Work item:
All lines of the material that contain "total" must be copied out.

Dataset records below:

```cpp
namespace mgx {
struct DbgOff {
  int xpos, xquat, xipos, subtree_com, cinert, cdof, qM, qLD, geom_xpos, geom_xmat, ncon, con_dist, con_pos,
      con_frame, con_geom, nefc, efc_type, efc_id, efc_pos, efc_margin, efc_R, efc_aref, Bmat, cvel, cdof_dot,
      qfrc_smooth, qacc_smooth, efc_force, qacc, qfrc_constraint, niter, total;
};
inline DbgOff dbg_offsets(int nb, int nv, int nM, int ng, int C, int E) {
  DbgOff o;
  int p = 0;
  auto take = [&](int n) { int r = p; p += n; return r; };
  o.xpos = take(3 * nb); o.xquat = take(4 * nb); o.xipos = take(3 * nb); o.subtree_com = take(3 * nb);
  o.cinert = take(10 * nb); o.cdof = take(6 * nv); o.qM = take(nM); o.qLD = take(nM);
  o.geom_xpos = take(3 * ng); o.geom_xmat = take(9 * ng); o.ncon = take(1); o.con_dist = take(C);
  o.con_pos = take(3 * C); o.con_frame = take(9 * C); o.con_geom = take(2 * C); o.nefc = take(1);
  o.efc_type = take(E); o.efc_id = take(E); o.efc_pos = take(E); o.efc_margin = take(E); o.efc_R = take(E);
  o.efc_aref = take(E); o.Bmat = take(E * nv); o.cvel = take(6 * nb); o.cdof_dot = take(6 * nv);
  o.qfrc_smooth = take(nv); o.qacc_smooth = take(nv); o.efc_force = take(E); o.qacc = take(nv);
  o.qfrc_constraint = take(nv); o.niter = take(1); o.total = p;
  return o;
}
int wide_step(const mgx_model* m, const mgx_state* s, const mgx_frames& fr, int n_env, int nsub, const uint8_t* mask,
              hipStream_t st);
int wide_debug(const mgx_model* m, const mgx_state* s, int n_env, void* dbg, const DbgOff& o, hipStream_t st);
int wide_kernels_configure(const mgx_model* m);
int host_fail(int code, const std::string& msg);
int host_check_state(const mgx_state* s);
int step_kernels_configure(const mgx_model* m);
template <typename T>
void launch_pgs(const Pipe& P, int slots, int lds, hipStream_t st, int maxit, T tol, T scale, int big, const Hooks& h);
int pgs_configure_lds(int precision, int bytes, int wide);
template <typename T>
void launch_soccer_rows(const DevModel<T>& Ms, const SoccerIds<T>& ids, const mgx_state& s, const mgx_soccer_env& ev,
                        const float* action, int n_env, const uint8_t* mask, const Pipe& P, int banks, int slots, int lds,
                        hipStream_t st);
template <typename T>
void launch_soccer_finish(const DevModel<T>& Mf, const SoccerIds<T>& ids, const mgx_state& s, const mgx_soccer_env& ev,
                          const float* action, float* obs, double* reward, uint8_t* terminated, uint8_t* truncated,
                          float* final_obs, int autoreset, uint64_t seed, int env_offset, int n_env, const uint8_t* mask,
                          const Pipe& P, int banks, int lds, hipStream_t st);
template <typename T>
void launch_soccer_settle(const DevModel<T>& Ms, const DevModel<T>& Mf, const SoccerIds<T>& ids, const mgx_state& s,
                          const mgx_soccer_env& ev, const T* draws, float* obs, uint64_t seed, int env_offset, int n_env,
                          const uint8_t* mask, const Pipe& P, int mode, int grid, int lds, hipStream_t st, int maxit, T tol,
                          T scale);
int staged_kernels_configure(int precision, int ls, int lf, int settle);
size_t make_staged_pipe(const mgx_model* m, void* ws, int n_env, int banks, Pipe* P, bool rk, int nobs,
                        int split_default = 0);
int staged_pgs_lds_bytes(const mgx_model* m, int rows, int lps, int sqg, int twl);
int bipedal_staged_configure(const mgx_model* m);
int bipedal_step_staged(const mgx_model* m, const mgx_state* s, const mgx_bipedal_env* e, const float* action, float* obs,
                        double* reward, uint8_t* terminated, uint8_t* truncated, float* final_obs, int autoreset,
                        uint64_t seed, int env_offset, int n_env, const uint8_t* mask, hipStream_t st);
int bipedal_reset_staged(const mgx_model* m, const mgx_state* s, const mgx_bipedal_env* e, const void* draws,
                         float* obs, uint64_t seed, int env_offset, int n_env, const uint8_t* mask, hipStream_t st);
int64_t bipedal_workspace_bytes(const mgx_model* m, int n_env, int banks);
int bipedal_workspace_init(const mgx_model* m, void* workspace, uint64_t bytes, int n_env, int banks, hipStream_t st);
bool parkour_staged_ok(const mgx_model* m);
int parkour_staged_configure(const mgx_model* m);
int parkour_step_staged(const mgx_model* m, const mgx_state* s, const mgx_parkour_env* e, const float* action, float* obs,
                        double* reward, uint8_t* terminated, uint8_t* truncated, float* final_obs, int autoreset,
                        uint64_t seed, int env_offset, int n_env, const uint8_t* mask, hipStream_t st);
int parkour_reset_staged(const mgx_model* m, const mgx_state* s, const mgx_parkour_env* e, const void* draws,
                         float* obs, uint64_t seed, int env_offset, int n_env, const uint8_t* mask, hipStream_t st);
int64_t parkour_workspace_bytes(const mgx_model* m, int n_env, int banks);
int parkour_workspace_init(const mgx_model* m, void* workspace, uint64_t bytes, int n_env, int banks, hipStream_t st);
int pgs_lanes();
void ray_release(mgx_model* m);
void sensor_release(mgx_model* m);
int forward_kernels_configure(const mgx_model* m);
int dyn_kernels_configure(const mgx_model* m);
}

#define MGX_WIDE_MSG "nv > 64: this model runs on the wide (two dofs per lane) kernels only"

#define MGX_HIPCHK(x)                                                                                   \
  do {                                                                                                  \
    hipError_t _e = (x);                                                                                \
    if (_e != hipSuccess) return mgx::host_fail(MGX_E_HIP, std::string(#x) + ": " + hipGetErrorString(_e)); \
  } while (0)

template <typename KernelT>
int mgx_set_lds(KernelT k, int bytes) {
  if (bytes > 64 * 1024) MGX_HIPCHK(hipFuncSetAttribute((const void*)k, hipFuncAttributeMaxDynamicSharedMemorySize, bytes));
  return MGX_OK;
}
```

### mujoco_gymnasium_environments_amd/csrc/mgx_pgs.hip

```cpp
#include "mgx_internal.h"

namespace mgx {

int pgs_lanes() {
  static const int lanes = [] {
    const char* v = getenv("MGX_PGS_LPS");
    const int x = v ? atoi(v) : MGX_PGS_LPS;
    return x == 64 ? 64 : 16;
  }();
  return lanes;
}
template <typename T, int LPS, bool BLDS, bool SQG = false>
static void launch_lps(const Pipe& P, int slots, int lds, hipStream_t st, int maxit, T tol, T scale, int big,
                       int spw_hook, int spw_force = 0) {
  const int spw = spw_force ? spw_force : spw_hook ? spw_hook : 64 / LPS;
  int grid = (slots + (spw < 0 ? -spw : spw) - 1) / (spw < 0 ? -spw : spw);
  switch ((P.dpl + LPS / 8 - 1) / (LPS / 8)) {
#define MGX_PGS_CASE(E)                                                                                          \
    case E:                                                                                                     \
      hipLaunchKernelGGL((k_pgs_groups<T, E, LPS, BLDS, SQG>), dim3(grid), dim3(64), lds, st, P, maxit, tol, scale, spw, \
                         big);                                                                                  \
      break;
    MGX_PGS_CASE(1)
    default:
      if constexpr (LPS == 16) {
        switch ((P.dpl + 1) / 2) { MGX_PGS_CASE(2) MGX_PGS_CASE(3) MGX_PGS_CASE(4) default: break; }
      }
      break;
#undef MGX_PGS_CASE
  }
}
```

End of Dataset records.

Reply to the exercise:
      qfrc_smooth, qacc_smooth, efc_force, qacc, qfrc_constraint, niter, total;
  o.qfrc_constraint = take(nv); o.niter = take(1); o.total = p;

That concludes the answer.